Hope this is not too prickly of a topic to raise again.  I've skimmed this thread and several others and I think I understand the motivation and intent of the X16 project to keep to a fairly pure 8-bit 80's experience.  I hope to support it myself with some programming work at least. Best wishes to all!
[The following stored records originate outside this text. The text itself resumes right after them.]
typedef rocprim::radix_sort_config<rocprim::default_config, rocprim::default_config,
                                   rocprim::radix_sort_onesweep_config<rocprim::kernel_config<1024, 21>, rocprim::kernel_config<1024, 21>, 11,
                                                                       rocprim::block_radix_rank_algorithm::match>>
// ... 336 lines not shown
        if (h < hb) {
            const uint32_t cnt = start[h + 1] - start[h];
            if (cnt) got[u] = atomicAdd(&cursor[(bin << low) | h], cnt);
        }
    }
#pragma unroll
    for (int u = 0; u < U; u++)
        if (kk[u] != 0xFFFFFFFFu) {
            const uint32_t h = kk[u], at = start[h] + rk[u];
            stage_v[at] = vv[u];
            stage_h[at] = (uint16_t)h;
        }
#pragma unroll
    for (int u = 0; u < PER_T; u++) {
        const uint32_t h = t + (uint32_t)u * 1024u;
        if (h < hb) delta[h] = got[u] - start[h];
    }
    __syncthreads();
    const uint32_t total = hi - lo;
    for (uint32_t p = t; p < total; p += blockDim.x) out_vals[p + delta[stage_h[p]]] = stage_v[p];
}

template <class FrP, int BITS>
int msm_fused_sort(Ctx* ctx, const std::string& sfx, hipStream_t st, const void* d_scalars, size_t n, bool scalars_mont, int c, int nwin,
                   int win_lo, int win_hi, bool table, int batch, uint32_t half, uint32_t nb, uint64_t m, uint16_t* keys, uint32_t* vals,
                   uint32_t* vals2, uint32_t* off, int xcd) {
    constexpr uint32_t BINS = 1u << BITS;
    auto key = [&](const char* k) { return std::string(k) + sfx; };
    const int nwl = win_hi - win_lo;
    const int low = msm_key_low(nb, BITS);
    const uint32_t ncls = ((xcd & 1) && (m >= (1ull << 24) || (xcd & 4))) ? MSM_XCDS : 1;
    const int swz = (xcd & 2) ? 1 : 0;
    uint32_t *ghist, *cursor, *bin_off, *seg_off, *gcount, *kcursor;
    GA_CHECK(ctx->scratch_get(key("msm_p1_hist").c_str(), BINS * MSM_XCDS * 4, (void**)&ghist));
    GA_CHECK(ctx->scratch_get(key("msm_p1_cursor").c_str(), BINS * MSM_XCDS * 4, (void**)&cursor));
    GA_CHECK(ctx->scratch_get(key("msm_p1_bin_off").c_str(), (BINS + 1) * 4, (void**)&bin_off));
    GA_CHECK(ctx->scratch_get(key("msm_p2_seg_off").c_str(), (BINS + 1) * 4, (void**)&seg_off));
    const uint32_t hb = 1u << low;
    const uint64_t nkeys = (((uint64_t)nb >> low) + 1) << low;
    GA_CHECK(ctx->scratch_get(key("msm_p2_count").c_str(), nkeys * 4, (void**)&gcount));
    GA_CHECK(ctx->scratch_get(key("msm_p2_cursor").c_str(), nkeys * 4, (void**)&kcursor));
    auto vec = [&](int b) { return batch == 1 ? (const uint32_t*)d_scalars : reinterpret_cast<const uint32_t* const*>(d_scalars)[b]; };
    {
        StageTimer tm(ctx, "msm_digits_pass1", st);
        const uint32_t tile = msm_p1_tile_scalars(nwl);
        const uint64_t ntiles = (n + tile - 1) / tile;
        uint64_t hist_blocks = (ntiles + MSM_XCDS - 1) / MSM_XCDS * MSM_XCDS;
        if (hist_blocks > 2048) hist_blocks = 2048;
        const uint64_t p1_grid = ctx->tun.msm_p1_grid.load(std::memory_order_relaxed);
        uint64_t p1_blocks = ntiles <= p1_grid ? ntiles : p1_grid;
        if (ncls > 1 && p1_blocks < ntiles) p1_blocks = (p1_blocks + MSM_XCDS - 1) / MSM_XCDS * MSM_XCDS;
        GA_HIP_CHECK(hipMemsetAsync(ghist, 0, BINS * ncls * 4, st));
        for (int b = 0; b < batch; b++)
            hipLaunchKernelGGL((msm_digit_hist_kernel<FrP, BITS>), dim3((unsigned)hist_blocks), dim3(256), 0, st, vec(b), (uint64_t)n,
                               scalars_mont ? 1 : 0, c, nwin, win_lo, win_hi, table ? 1 : 0, (uint32_t)b * half, nb, tile, low, ncls, ghist);
        hipLaunchKernelGGL(msm_p1_scan_kernel<BITS>, dim3(1), dim3(1024), 0, st, (const uint32_t*)ghist, ncls, cursor, bin_off, seg_off);
        for (int b = 0; b < batch; b++)
            hipLaunchKernelGGL((msm_digits_pass1_kernel<FrP, BITS>), dim3((unsigned)p1_blocks), dim3(MSM_P1_THREADS), 0, st, vec(b),
                               (uint64_t)n, scalars_mont ? 1 : 0, c, nwin, win_lo, win_hi, table ? 1 : 0, (uint32_t)b * half, nb, tile, (uint64_t)ntiles, low,
                               ncls, cursor, keys, vals);
        GA_KERNEL_CHECK();
    }
    {
        StageTimer tm(ctx, "msm_sort", st);
        unsigned max_seg = (unsigned)(m / MSM_P2_SEG + BINS);
        if (swz) max_seg = (max_seg + MSM_XCDS - 1) / MSM_XCDS * MSM_XCDS + MSM_XCDS;
        GA_HIP_CHECK(hipMemsetAsync(gcount, 0, nkeys * 4, st));
        hipLaunchKernelGGL(msm_p2_count_kernel<BITS>, dim3(max_seg), dim3(1024), 0, st, (const uint16_t*)keys, (const uint32_t*)seg_off,
                           (const uint32_t*)bin_off, hb, low, swz, gcount);
        GA_KERNEL_CHECK();
        size_t sb = 0;
        void* stmp;
        GA_HIP_CHECK(hipcub::DeviceScan::ExclusiveSum(nullptr, sb, gcount, off, (int)(nb + 1), st));
        GA_CHECK(ctx->scratch_get(key("msm_p2_scan_tmp").c_str(), sb + 256, &stmp));
        GA_HIP_CHECK(hipcub::DeviceScan::ExclusiveSum(stmp, sb, gcount, off, (int)(nb + 1), st));
        GA_HIP_CHECK(hipMemcpyAsync(kcursor, off, ((uint64_t)nb + 1) * 4, hipMemcpyDeviceToDevice, st));
        hipLaunchKernelGGL(msm_p2_scatter_kernel<BITS>, dim3(max_seg), dim3(1024), 0, st, (const uint16_t*)keys, (const uint32_t*)vals,
                           (const uint32_t*)seg_off, (const uint32_t*)bin_off, hb, low, swz, kcursor, vals2);
        GA_KERNEL_CHECK();
    }
    return GA_OK;
}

The dev team hasn't, to my knowledge, officially stated what the VERA's FPGA is, but the only device that seems to tick all the right boxes is the Lattice iCE40 UltraPlus. That product does have 4 or 8 DSP blocks (depending on whether it's a 3K or 5K part), but the blocks are fairly simple and, if I'm skim-reading the datasheet correctly, only has a 16x16 bit integer multiplier and 32 bit accumulator. Some (or all) of those may already be used by the PCM and PSG functions.

[Frank van den Hoef]

The dev team hasn't, to my knowledge, officially stated what the VERA's FPGA is, but the only device that seems to tick all the right boxes is the Lattice iCE40 UltraPlus. That product does have 4 or 8 DSP blocks (depending on whether it's a 3K or 5K part), but the blocks are fairly simple and, if I'm skim-reading the datasheet correctly, only has a 16x16 bit integer multiplier and 32 bit accumulator. Some (or all) of those may already be used by the PCM and PSG functions.

The FPGA is indeed a Lattice iCE40 UltraPlus 5K. If I remember correctly it is about 85% filled up. The VERA design has been finalized for about a year now. So yes, all the VERA specs are quite final.